template <typename T>
__device__ __noinline__ bool build_structure_soa(const CPlan& P, CSmem<T>& S, Struct& st, const EngineSoA<T>& e_,
                                                 int sc, const T* __restrict__ A, int* singular) {
  const int n = P.n, e = P.e, tid = threadIdx.x, pcap = P.pcap;
  const int nb = e_.nb, ncs = e_.nc, cs = e_.mode == 0 ? 4 : 1;
  const int nc = e_.nc_s ? e_.nc_s[sc] : e_.nc;
  const int m = cs * nc;
  const int32_t* tb1 = e_.b1 + (e_.nc_s ? (size_t)sc * ncs : 0);
  const int32_t* tb2 = e_.b2 + (e_.nc_s ? (size_t)sc * ncs : 0);
  char* sb = reinterpret_cast<char*>(S.K());
  unsigned short* cl_tmp = reinterpret_cast<unsigned short*>(sb);
  int* cl_cnt = reinterpret_cast<int*>(sb + al16((size_t)LMAX * n * 2));
  if (n != 3 * nb || nc < 0 || nc > ncs || m > P.m || nc * cs > pcap || nc * cs * cs > P.wcap) return false;
  const T* mass = e_.mass + (size_t)sc * nb;
  const T* inertia = e_.inertia + (size_t)sc * nb;
  const T* v = e_.v + (size_t)sc * n;
  const T* normal = e_.normal + (size_t)sc * ncs * 2;
  const T* p1 = e_.p1 + (size_t)sc * ncs * 2;
  const T* p2 = e_.p2 + (size_t)sc * ncs * 2;
  T* ps = e_.p_s + (size_t)sc * n;
  T* hs = e_.h_s + (size_t)sc * P.m;
  int bad = 0;
  for (int j = tid; j < n; j += NT) {
    const int body = j / 3;
    const T q = (j - 3 * body == 0) ? inertia[body] : mass[body];
    S.qd()[j] = q;
    if (!(q != T(0) && isfinite((double)q))) bad |= 2;
    ps[j] = e_.mode == 0 ? q * v[j] + e_.dt * e_.fext[(size_t)sc * n + j] : T(0);
    cl_cnt[j] = 0;
  }
  for (int t = tid; t < e * n; t += NT) S.As()[t] = A[t];
  st.ncomp = nc; st.cs = cs; st.m = m;
  st.sh = 0;
  while ((1 << st.sh) < nc) ++st.sh;
  for (int t = tid; t < UC * pcap; t += NT) { S.Gd()[t] = T(0); S.ccols()[t] = 0; }
  for (int t = tid; t < nc * cs * cs; t += NT) S.Fd()[t] = T(0);
  __syncthreads();
  for (int c = tid; c < nc; c += NT) {
    const int b1 = tb1[c], b2 = tb2[c];
    if (b1 == b2 || b1 < 0 || b2 < 0 || b1 >= nb || b2 >= nb) { bad |= 1; continue; }
    const int lo = min(b1, b2), hi = max(b1, b2);
    const int o1 = b1 < b2 ? 0 : 3, o2 = 3 - o1;
#pragma unroll
    for (int q = 0; q < 3; ++q) {
      S.ccols()[q * pcap + c] = (unsigned char)(3 * lo + q);
      S.ccols()[(3 + q) * pcap + c] = (unsigned char)(3 * hi + q);
    }
    S.ncols()[c] = 6;
    const T nx = normal[2 * c], ny = normal[2 * c + 1];
    const T p1x = p1[2 * c], p1y = p1[2 * c + 1], p2x = p2[2 * c], p2y = p2[2 * c + 1];
    T r1[3], r2[3];
    contact_row<T>(p1x, p1y, p2x, p2y, nx, ny, r1, r2);
    const T jv = r1[0] * v[3 * b1] + r1[1] * v[3 * b1 + 1] + r1[2] * v[3 * b1 + 2] +
                 r2[0] * v[3 * b2] + r2[1] * v[3 * b2 + 1] + r2[2] * v[3 * b2 + 2];
    const T rc = e_.rest[(size_t)sc * ncs + c];
#pragma unroll
    for (int q = 0; q < 3; ++q) { S.Gd()[(size_t)(o1 + q) * pcap + c] = r1[q]; S.Gd()[(size_t)(o2 + q) * pcap + c] = r2[q]; }
    S.rows()[c] = (unsigned short)c;
    S.posof()[c] = (unsigned short)c;
    if (e_.mode == 0) {
      hs[c] = jv * rc;
      contact_row<T>(p1x, p1y, p2x, p2y, ny, -nx, r1, r2);
#pragma unroll
      for (int q = 0; q < 3; ++q) {
        S.Gd()[(size_t)(o1 + q) * pcap + nc + c] = r1[q];      S.Gd()[(size_t)(o2 + q) * pcap + nc + c] = r2[q];
        S.Gd()[(size_t)(o1 + q) * pcap + 2 * nc + c] = -r1[q]; S.Gd()[(size_t)(o2 + q) * pcap + 2 * nc + c] = -r2[q];
      }
      const int rw[4] = {c, nc + 2 * c, nc + 2 * c + 1, 3 * nc + c};
#pragma unroll
      for (int r = 0; r < 4; ++r) { S.rows()[r * nc + c] = (unsigned short)rw[r]; S.posof()[rw[r]] = (unsigned short)(r * nc + c); }
      hs[nc + 2 * c] = T(0); hs[nc + 2 * c + 1] = T(0); hs[3 * nc + c] = T(0);
      S.Fd()[(size_t)(1 * 4 + 3) * nc + c] = T(1);
      S.Fd()[(size_t)(2 * 4 + 3) * nc + c] = T(1);
      S.Fd()[(size_t)(3 * 4 + 0) * nc + c] = e_.mu[(size_t)sc * ncs + c];
      S.Fd()[(size_t)(3 * 4 + 1) * nc + c] = T(-1);
      S.Fd()[(size_t)(3 * 4 + 2) * nc + c] = T(-1);
    } else {
      hs[c] = jv + jv * -rc;
    }
    for (int q = 0; q < 6; ++q) {
      const int a = q < 3 ? 3 * lo + q : 3 * hi + q - 3;
      const int slot = atomicAdd(&cl_cnt[a], 1);
      if (slot < LMAX) cl_tmp[slot * n + a] = (unsigned short)(c * 8 + q); else bad |= 1;
    }
  }
  const int anybad = __syncthreads_or(bad);
  if (anybad & 2) { *singular = 1; return false; }
  if (anybad & 1) return false;
  for (int t = tid; t < n * LMAX; t += NT) {
    const int a = t % n, l = t / n, cnt = cl_cnt[a];
    if (l < cnt) {
      const int val = cl_tmp[l * n + a];
      int rank = 0;
      for (int u = 0; u < cnt; ++u) rank += (cl_tmp[u * n + a] < val);
      S.clist()[rank * n + a] = (unsigned short)val;
    }
    if (l == 0) S.clcnt()[a] = (unsigned char)cnt;
  }
  __syncthreads();
  return true;
}

template <typename T>
__device__ __noinline__ void mark_band_lu(const CPlan& P, CSmem<T> S, Struct st) {
  int wide = P.e > 0 || (P.flags & CFLAG_DENSE_LU);
  for (int c = threadIdx.x; c < st.ncomp; c += NT) {
    const int nc = S.ncols()[c];
    if (nc > 0 && (S.ccols()[(nc - 1) * P.pcap + c] >> 4) - (S.ccols()[c] >> 4) > LU_BW) wide = 1;
  }
  wide = __syncthreads_or(wide);
  if (threadIdx.x == 0) S.misc()[MISC_BAND_LU] = !wide;
}

__device__ __forceinline__ double rcp64_fast(double x) {
  double r;
  asm("rcp.approx.ftz.f64 %0, %1;" : "=d"(r) : "d"(x));
  const double ax = fabs(x);
  if (!(ax > 1e-290 && ax < 1e290)) return 1.0 / x;
  r = fma(r, fma(-x, r, 1.0), r);
  r = fma(r, fma(-x, r, 1.0), r);
  return r;
}

template <typename T, int CS>
__device__ __forceinline__ void comp_inverse(const CPlan& P, CSmem<T>& S, const Struct& st) {
  const int nc_ = st.ncomp;
  for (int c = threadIdx.x; c < nc_; c += NT) {
    double M[CS][CS];
#pragma unroll
    for (int r = 0; r < CS; ++r) {
      const int i = S.rows()[r * nc_ + c];
#pragma unroll
      for (int q = 0; q < CS; ++q) M[r][q] = (double)S.Fd()[(size_t)(r * CS + q) * nc_ + c];
      M[r][r] += (i == 0xFFFF) ? 1.0 : ((P.flags & 1) ? 1.0 / (double)S.d()[i] : (double)(T(1) / S.d()[i]));
    }
    unsigned swaps = 0;
    int bit = 0;
#pragma unroll
    for (int k = 0; k < CS; ++k) {
#pragma unroll
      for (int i = k + 1; i < CS; ++i) {
        const bool sw = fabs(M[i][k]) > fabs(M[k][k]);
        swaps |= (sw ? 1u : 0u) << bit;
        ++bit;
#pragma unroll
        for (int q = 0; q < CS; ++q) { const double u = M[k][q], w = M[i][q]; M[k][q] = sw ? w : u; M[i][q] = sw ? u : w; }
      }
      const double r = rcp64_fast(M[k][k]);
      M[k][k] = 1.0;
#pragma unroll
      for (int q = 0; q < CS; ++q) M[k][q] *= r;
#pragma unroll
      for (int i = 0; i < CS; ++i) {
        if (i == k) continue;
        const double f = M[i][k];
        M[i][k] = 0.0;
#pragma unroll
        for (int q = 0; q < CS; ++q) M[i][q] = fma(-f, M[k][q], M[i][q]);
      }
    }
#pragma unroll
    for (int k = CS - 1; k >= 0; --k) {
#pragma unroll
      for (int i = CS - 1; i > k; --i) {
        --bit;
        const bool sw = (swaps >> bit) & 1u;
#pragma unroll
        for (int q = 0; q < CS; ++q) { const double u = M[q][k], w = M[q][i]; M[q][k] = sw ? w : u; M[q][i] = sw ? u : w; }
      }
    }
#pragma unroll
    for (int r = 0; r < CS; ++r)
#pragma unroll
      for (int q = 0; q < CS; ++q) S.W()[(size_t)(r * CS + q) * nc_ + c] = M[r][q];
  }
}

template <typename T, int CS>
__device__ __forceinline__ void comp_apply(CSmem<T>& S, const Struct& st, bool trans = false) {
  const int nc_ = st.ncomp;
  const int npos = nc_ * CS;
  const int sh = st.sh, cmask = (1 << sh) - 1, tot = CS << sh;
  double val[4];
#pragma unroll
  for (int u = 0; u < 4; ++u) {
    const int t = threadIdx.x + u * NT, r = t >> sh, c = t & cmask;
    val[u] = 0.0;
    if (t < tot && c < nc_) {
      double a = 0.0;
#pragma unroll
      for (int q = 0; q < CS; ++q) a = fma(S.W()[(size_t)(trans ? (q * CS + r) : (r * CS + q)) * nc_ + c], S.scr()[q * nc_ + c], a);
      val[u] = a;
    }
  }
  __syncthreads();
#pragma unroll
  for (int u = 0; u < 4; ++u) {
    const int t = threadIdx.x + u * NT, r = t >> sh, c = t & cmask;
    if (t < tot && c < nc_) S.scr()[r * nc_ + c] = val[u];
  }
  (void)npos;
}

template <typename T, int NS, int CS>
__device__ __forceinline__ void assemble_K(const CPlan& P, CSmem<T>& S, const Struct& st) {
  const int nc_ = st.ncomp;
  constexpr int NP = 16 * NS;
  const int n = P.n, N = P.N, e = P.e, tid = threadIdx.x, pcap = P.pcap;
  double* K = S.K();
  {
    double2* K2 = reinterpret_cast<double2*>(K);
    for (int t = tid; t < NP * NP / 2; t += NT) K2[t] = make_double2(0.0, 0.0);
  }
  __syncthreads();
  for (int i = tid; i < NP; i += NT) K[(size_t)i * NP + i] = i < n ? (double)S.qd()[i] : (i < N ? 0.0 : 1.0);
  for (int t = tid; t < e * n; t += NT) {
    const int k = t / n, i = t - k * n;
    const double v = (double)S.As()[t];
    K[(size_t)(n + k) * NP + i] = v;
    K[(size_t)i * NP + n + k] = v;
  }
  __syncthreads();
  const int grp = tid >> 3, q2 = tid & 7;
  for (int a0 = 0; a0 < n; a0 += NT / 8) {
    const int a = a0 + grp;
    const int cnt = a < n ? (int)S.clcnt()[a] : 0;
    int mx = cnt;
    mx = max(mx, __shfl_xor_sync(FULL, mx, 8));
    mx = max(mx, __shfl_xor_sync(FULL, mx, 16));
    for (int l = 0; l < mx; ++l) {
      if (l < cnt) {
        const int cp = S.clist()[l * n + a], c = cp >> 3, p = cp & 7;
        if (q2 < (int)S.ncols()[c]) {
          double acc = 0.0;
#pragma unroll
          for (int q = 0; q < CS; ++q) {
            double u = 0.0;
#pragma unroll
            for (int r = 0; r < CS; ++r)
              u = fma((double)S.Gd()[(size_t)p * pcap + r * nc_ + c], S.W()[(size_t)(r * CS + q) * nc_ + c], u);
            acc = fma(u, (double)S.Gd()[(size_t)q2 * pcap + q * nc_ + c], acc);
          }
          K[(size_t)S.ccols()[q2 * pcap + c] * NP + a] += acc;
        }
      }
      __syncwarp();
    }
  }
  __syncthreads();
}

template <int NS, int BW>
struct LuBand {
  static constexpr bool DENSE = BW >= NS - 1;
  static constexpr int W = DENSE ? NS : 2 * BW + 1;
  static __device__ __forceinline__ constexpr bool in(int r, int c) { return DENSE || (r - c <= BW && c - r <= BW); }
  static __device__ __forceinline__ constexpr int col(int r, int c) { return DENSE ? c : c - r + BW; }
  static __host__ __device__ constexpr int end(int b0) { return DENSE || b0 + BW + 1 > NS ? NS : b0 + BW + 1; }
};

● ● ● ● ●

## TASK INSTRUCTIONS
Write out the records exactly, starting at the first line and stopping after the line that contains "ps[j] = e_.mode".

## PROBLEM SOLUTION
template <typename T>
__device__ __noinline__ bool build_structure_soa(const CPlan& P, CSmem<T>& S, Struct& st, const EngineSoA<T>& e_,
                                                 int sc, const T* __restrict__ A, int* singular) {
  const int n = P.n, e = P.e, tid = threadIdx.x, pcap = P.pcap;
  const int nb = e_.nb, ncs = e_.nc, cs = e_.mode == 0 ? 4 : 1;
  const int nc = e_.nc_s ? e_.nc_s[sc] : e_.nc;
  const int m = cs * nc;
  const int32_t* tb1 = e_.b1 + (e_.nc_s ? (size_t)sc * ncs : 0);
  const int32_t* tb2 = e_.b2 + (e_.nc_s ? (size_t)sc * ncs : 0);
  char* sb = reinterpret_cast<char*>(S.K());
  unsigned short* cl_tmp = reinterpret_cast<unsigned short*>(sb);
  int* cl_cnt = reinterpret_cast<int*>(sb + al16((size_t)LMAX * n * 2));
  if (n != 3 * nb || nc < 0 || nc > ncs || m > P.m || nc * cs > pcap || nc * cs * cs > P.wcap) return false;
  const T* mass = e_.mass + (size_t)sc * nb;
  const T* inertia = e_.inertia + (size_t)sc * nb;
  const T* v = e_.v + (size_t)sc * n;
  const T* normal = e_.normal + (size_t)sc * ncs * 2;
  const T* p1 = e_.p1 + (size_t)sc * ncs * 2;
  const T* p2 = e_.p2 + (size_t)sc * ncs * 2;
  T* ps = e_.p_s + (size_t)sc * n;
  T* hs = e_.h_s + (size_t)sc * P.m;
  int bad = 0;
  for (int j = tid; j < n; j += NT) {
    const int body = j / 3;
    const T q = (j - 3 * body == 0) ? inertia[body] : mass[body];
    S.qd()[j] = q;
    if (!(q != T(0) && isfinite((double)q))) bad |= 2;
    ps[j] = e_.mode == 0 ? q * v[j] + e_.dt * e_.fext[(size_t)sc * n + j] : T(0);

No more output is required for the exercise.